◆ Problem statement
Nothing is to be altered; the data must be repeated exactly.
════════════════════
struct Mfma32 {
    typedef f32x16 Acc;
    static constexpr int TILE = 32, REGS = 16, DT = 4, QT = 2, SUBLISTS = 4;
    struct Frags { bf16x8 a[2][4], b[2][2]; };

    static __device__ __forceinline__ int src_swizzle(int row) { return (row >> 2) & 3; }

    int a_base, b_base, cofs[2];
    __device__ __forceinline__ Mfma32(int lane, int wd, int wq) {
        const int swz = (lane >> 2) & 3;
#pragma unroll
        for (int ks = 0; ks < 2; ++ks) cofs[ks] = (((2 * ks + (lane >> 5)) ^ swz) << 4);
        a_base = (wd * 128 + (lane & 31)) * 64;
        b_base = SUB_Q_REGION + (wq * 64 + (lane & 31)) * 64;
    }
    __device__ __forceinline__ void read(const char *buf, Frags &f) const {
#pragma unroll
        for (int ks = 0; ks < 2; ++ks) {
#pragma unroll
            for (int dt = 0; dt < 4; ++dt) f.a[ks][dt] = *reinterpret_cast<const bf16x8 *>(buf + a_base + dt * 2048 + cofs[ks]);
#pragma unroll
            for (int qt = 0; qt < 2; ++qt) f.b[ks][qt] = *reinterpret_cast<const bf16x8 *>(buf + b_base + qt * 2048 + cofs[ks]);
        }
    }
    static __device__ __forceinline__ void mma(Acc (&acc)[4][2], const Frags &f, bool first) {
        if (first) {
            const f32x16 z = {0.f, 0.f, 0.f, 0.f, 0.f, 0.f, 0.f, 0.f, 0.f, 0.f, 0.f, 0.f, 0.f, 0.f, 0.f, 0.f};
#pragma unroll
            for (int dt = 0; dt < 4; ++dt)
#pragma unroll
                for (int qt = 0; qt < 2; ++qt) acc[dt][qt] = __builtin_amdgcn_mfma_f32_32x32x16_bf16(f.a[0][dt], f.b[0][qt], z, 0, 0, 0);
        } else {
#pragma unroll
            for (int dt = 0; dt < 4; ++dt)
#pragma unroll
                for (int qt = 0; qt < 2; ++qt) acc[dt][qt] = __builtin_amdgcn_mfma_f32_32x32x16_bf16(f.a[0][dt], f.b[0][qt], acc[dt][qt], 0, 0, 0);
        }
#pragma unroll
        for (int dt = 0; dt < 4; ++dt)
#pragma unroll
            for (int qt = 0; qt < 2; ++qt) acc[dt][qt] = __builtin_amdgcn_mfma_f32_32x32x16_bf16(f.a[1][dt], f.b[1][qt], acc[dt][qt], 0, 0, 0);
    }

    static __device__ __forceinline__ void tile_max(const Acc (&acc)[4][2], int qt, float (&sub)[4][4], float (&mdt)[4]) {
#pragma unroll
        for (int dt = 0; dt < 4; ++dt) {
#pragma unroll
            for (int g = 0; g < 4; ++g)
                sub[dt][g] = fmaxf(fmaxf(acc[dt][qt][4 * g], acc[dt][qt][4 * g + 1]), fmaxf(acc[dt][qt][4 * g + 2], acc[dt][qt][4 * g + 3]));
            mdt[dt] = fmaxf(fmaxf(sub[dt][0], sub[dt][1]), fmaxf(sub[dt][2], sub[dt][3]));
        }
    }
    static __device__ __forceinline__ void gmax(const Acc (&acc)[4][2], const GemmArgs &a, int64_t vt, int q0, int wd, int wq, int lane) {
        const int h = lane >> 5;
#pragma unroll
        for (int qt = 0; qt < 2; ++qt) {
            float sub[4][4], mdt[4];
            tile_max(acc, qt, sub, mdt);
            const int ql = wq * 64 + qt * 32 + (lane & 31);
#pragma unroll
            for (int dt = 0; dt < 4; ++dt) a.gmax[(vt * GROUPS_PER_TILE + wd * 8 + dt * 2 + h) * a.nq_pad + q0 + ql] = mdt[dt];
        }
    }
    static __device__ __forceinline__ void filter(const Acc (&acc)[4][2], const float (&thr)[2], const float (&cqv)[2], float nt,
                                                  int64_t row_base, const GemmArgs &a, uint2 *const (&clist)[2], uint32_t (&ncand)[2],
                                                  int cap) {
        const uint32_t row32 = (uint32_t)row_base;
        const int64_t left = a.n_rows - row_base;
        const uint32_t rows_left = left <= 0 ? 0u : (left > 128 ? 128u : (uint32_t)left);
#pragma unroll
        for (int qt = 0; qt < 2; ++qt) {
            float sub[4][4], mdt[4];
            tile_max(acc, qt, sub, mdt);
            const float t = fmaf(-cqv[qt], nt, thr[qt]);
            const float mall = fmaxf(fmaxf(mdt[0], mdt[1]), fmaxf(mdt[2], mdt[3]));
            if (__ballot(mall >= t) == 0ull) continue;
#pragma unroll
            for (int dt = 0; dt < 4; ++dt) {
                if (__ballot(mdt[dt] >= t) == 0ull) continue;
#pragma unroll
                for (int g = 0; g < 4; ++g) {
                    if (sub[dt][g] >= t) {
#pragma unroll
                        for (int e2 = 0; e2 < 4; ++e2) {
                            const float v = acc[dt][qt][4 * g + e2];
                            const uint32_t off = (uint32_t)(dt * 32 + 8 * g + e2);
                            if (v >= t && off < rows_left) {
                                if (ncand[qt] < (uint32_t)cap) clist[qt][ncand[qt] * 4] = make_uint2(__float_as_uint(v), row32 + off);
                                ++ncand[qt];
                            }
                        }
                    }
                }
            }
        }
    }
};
════════════════════
◆ Solution to this task
struct Mfma32 {
    typedef f32x16 Acc;
    static constexpr int TILE = 32, REGS = 16, DT = 4, QT = 2, SUBLISTS = 4;
    struct Frags { bf16x8 a[2][4], b[2][2]; };

    static __device__ __forceinline__ int src_swizzle(int row) { return (row >> 2) & 3; }

    int a_base, b_base, cofs[2];
    __device__ __forceinline__ Mfma32(int lane, int wd, int wq) {
        const int swz = (lane >> 2) & 3;
#pragma unroll
        for (int ks = 0; ks < 2; ++ks) cofs[ks] = (((2 * ks + (lane >> 5)) ^ swz) << 4);
        a_base = (wd * 128 + (lane & 31)) * 64;
        b_base = SUB_Q_REGION + (wq * 64 + (lane & 31)) * 64;
    }
    __device__ __forceinline__ void read(const char *buf, Frags &f) const {
#pragma unroll
        for (int ks = 0; ks < 2; ++ks) {
#pragma unroll
            for (int dt = 0; dt < 4; ++dt) f.a[ks][dt] = *reinterpret_cast<const bf16x8 *>(buf + a_base + dt * 2048 + cofs[ks]);
#pragma unroll
            for (int qt = 0; qt < 2; ++qt) f.b[ks][qt] = *reinterpret_cast<const bf16x8 *>(buf + b_base + qt * 2048 + cofs[ks]);
        }
    }
    static __device__ __forceinline__ void mma(Acc (&acc)[4][2], const Frags &f, bool first) {
        if (first) {
            const f32x16 z = {0.f, 0.f, 0.f, 0.f, 0.f, 0.f, 0.f, 0.f, 0.f, 0.f, 0.f, 0.f, 0.f, 0.f, 0.f, 0.f};
#pragma unroll
            for (int dt = 0; dt < 4; ++dt)
#pragma unroll
                for (int qt = 0; qt < 2; ++qt) acc[dt][qt] = __builtin_amdgcn_mfma_f32_32x32x16_bf16(f.a[0][dt], f.b[0][qt], z, 0, 0, 0);
        } else {
#pragma unroll
            for (int dt = 0; dt < 4; ++dt)
#pragma unroll
                for (int qt = 0; qt < 2; ++qt) acc[dt][qt] = __builtin_amdgcn_mfma_f32_32x32x16_bf16(f.a[0][dt], f.b[0][qt], acc[dt][qt], 0, 0, 0);
        }
#pragma unroll
        for (int dt = 0; dt < 4; ++dt)
#pragma unroll
            for (int qt = 0; qt < 2; ++qt) acc[dt][qt] = __builtin_amdgcn_mfma_f32_32x32x16_bf16(f.a[1][dt], f.b[1][qt], acc[dt][qt], 0, 0, 0);
    }

    static __device__ __forceinline__ void tile_max(const Acc (&acc)[4][2], int qt, float (&sub)[4][4], float (&mdt)[4]) {
#pragma unroll
        for (int dt = 0; dt < 4; ++dt) {
#pragma unroll
            for (int g = 0; g < 4; ++g)
                sub[dt][g] = fmaxf(fmaxf(acc[dt][qt][4 * g], acc[dt][qt][4 * g + 1]), fmaxf(acc[dt][qt][4 * g + 2], acc[dt][qt][4 * g + 3]));
            mdt[dt] = fmaxf(fmaxf(sub[dt][0], sub[dt][1]), fmaxf(sub[dt][2], sub[dt][3]));
        }
    }
    static __device__ __forceinline__ void gmax(const Acc (&acc)[4][2], const GemmArgs &a, int64_t vt, int q0, int wd, int wq, int lane) {
        const int h = lane >> 5;
#pragma unroll
        for (int qt = 0; qt < 2; ++qt) {
            float sub[4][4], mdt[4];
            tile_max(acc, qt, sub, mdt);
            const int ql = wq * 64 + qt * 32 + (lane & 31);
#pragma unroll
            for (int dt = 0; dt < 4; ++dt) a.gmax[(vt * GROUPS_PER_TILE + wd * 8 + dt * 2 + h) * a.nq_pad + q0 + ql] = mdt[dt];
        }
    }
    static __device__ __forceinline__ void filter(const Acc (&acc)[4][2], const float (&thr)[2], const float (&cqv)[2], float nt,
                                                  int64_t row_base, const GemmArgs &a, uint2 *const (&clist)[2], uint32_t (&ncand)[2],
                                                  int cap) {
        const uint32_t row32 = (uint32_t)row_base;
        const int64_t left = a.n_rows - row_base;
        const uint32_t rows_left = left <= 0 ? 0u : (left > 128 ? 128u : (uint32_t)left);
#pragma unroll
        for (int qt = 0; qt < 2; ++qt) {
            float sub[4][4], mdt[4];
            tile_max(acc, qt, sub, mdt);
            const float t = fmaf(-cqv[qt], nt, thr[qt]);
            const float mall = fmaxf(fmaxf(mdt[0], mdt[1]), fmaxf(mdt[2], mdt[3]));
            if (__ballot(mall >= t) == 0ull) continue;
#pragma unroll
            for (int dt = 0; dt < 4; ++dt) {
                if (__ballot(mdt[dt] >= t) == 0ull) continue;
#pragma unroll
                for (int g = 0; g < 4; ++g) {
                    if (sub[dt][g] >= t) {
#pragma unroll
                        for (int e2 = 0; e2 < 4; ++e2) {
                            const float v = acc[dt][qt][4 * g + e2];
                            const uint32_t off = (uint32_t)(dt * 32 + 8 * g + e2);
                            if (v >= t && off < rows_left) {
                                if (ncand[qt] < (uint32_t)cap) clist[qt][ncand[qt] * 4] = make_uint2(__float_as_uint(v), row32 + off);
                                ++ncand[qt];
                            }
                        }
                    }
                }
            }
        }
    }
};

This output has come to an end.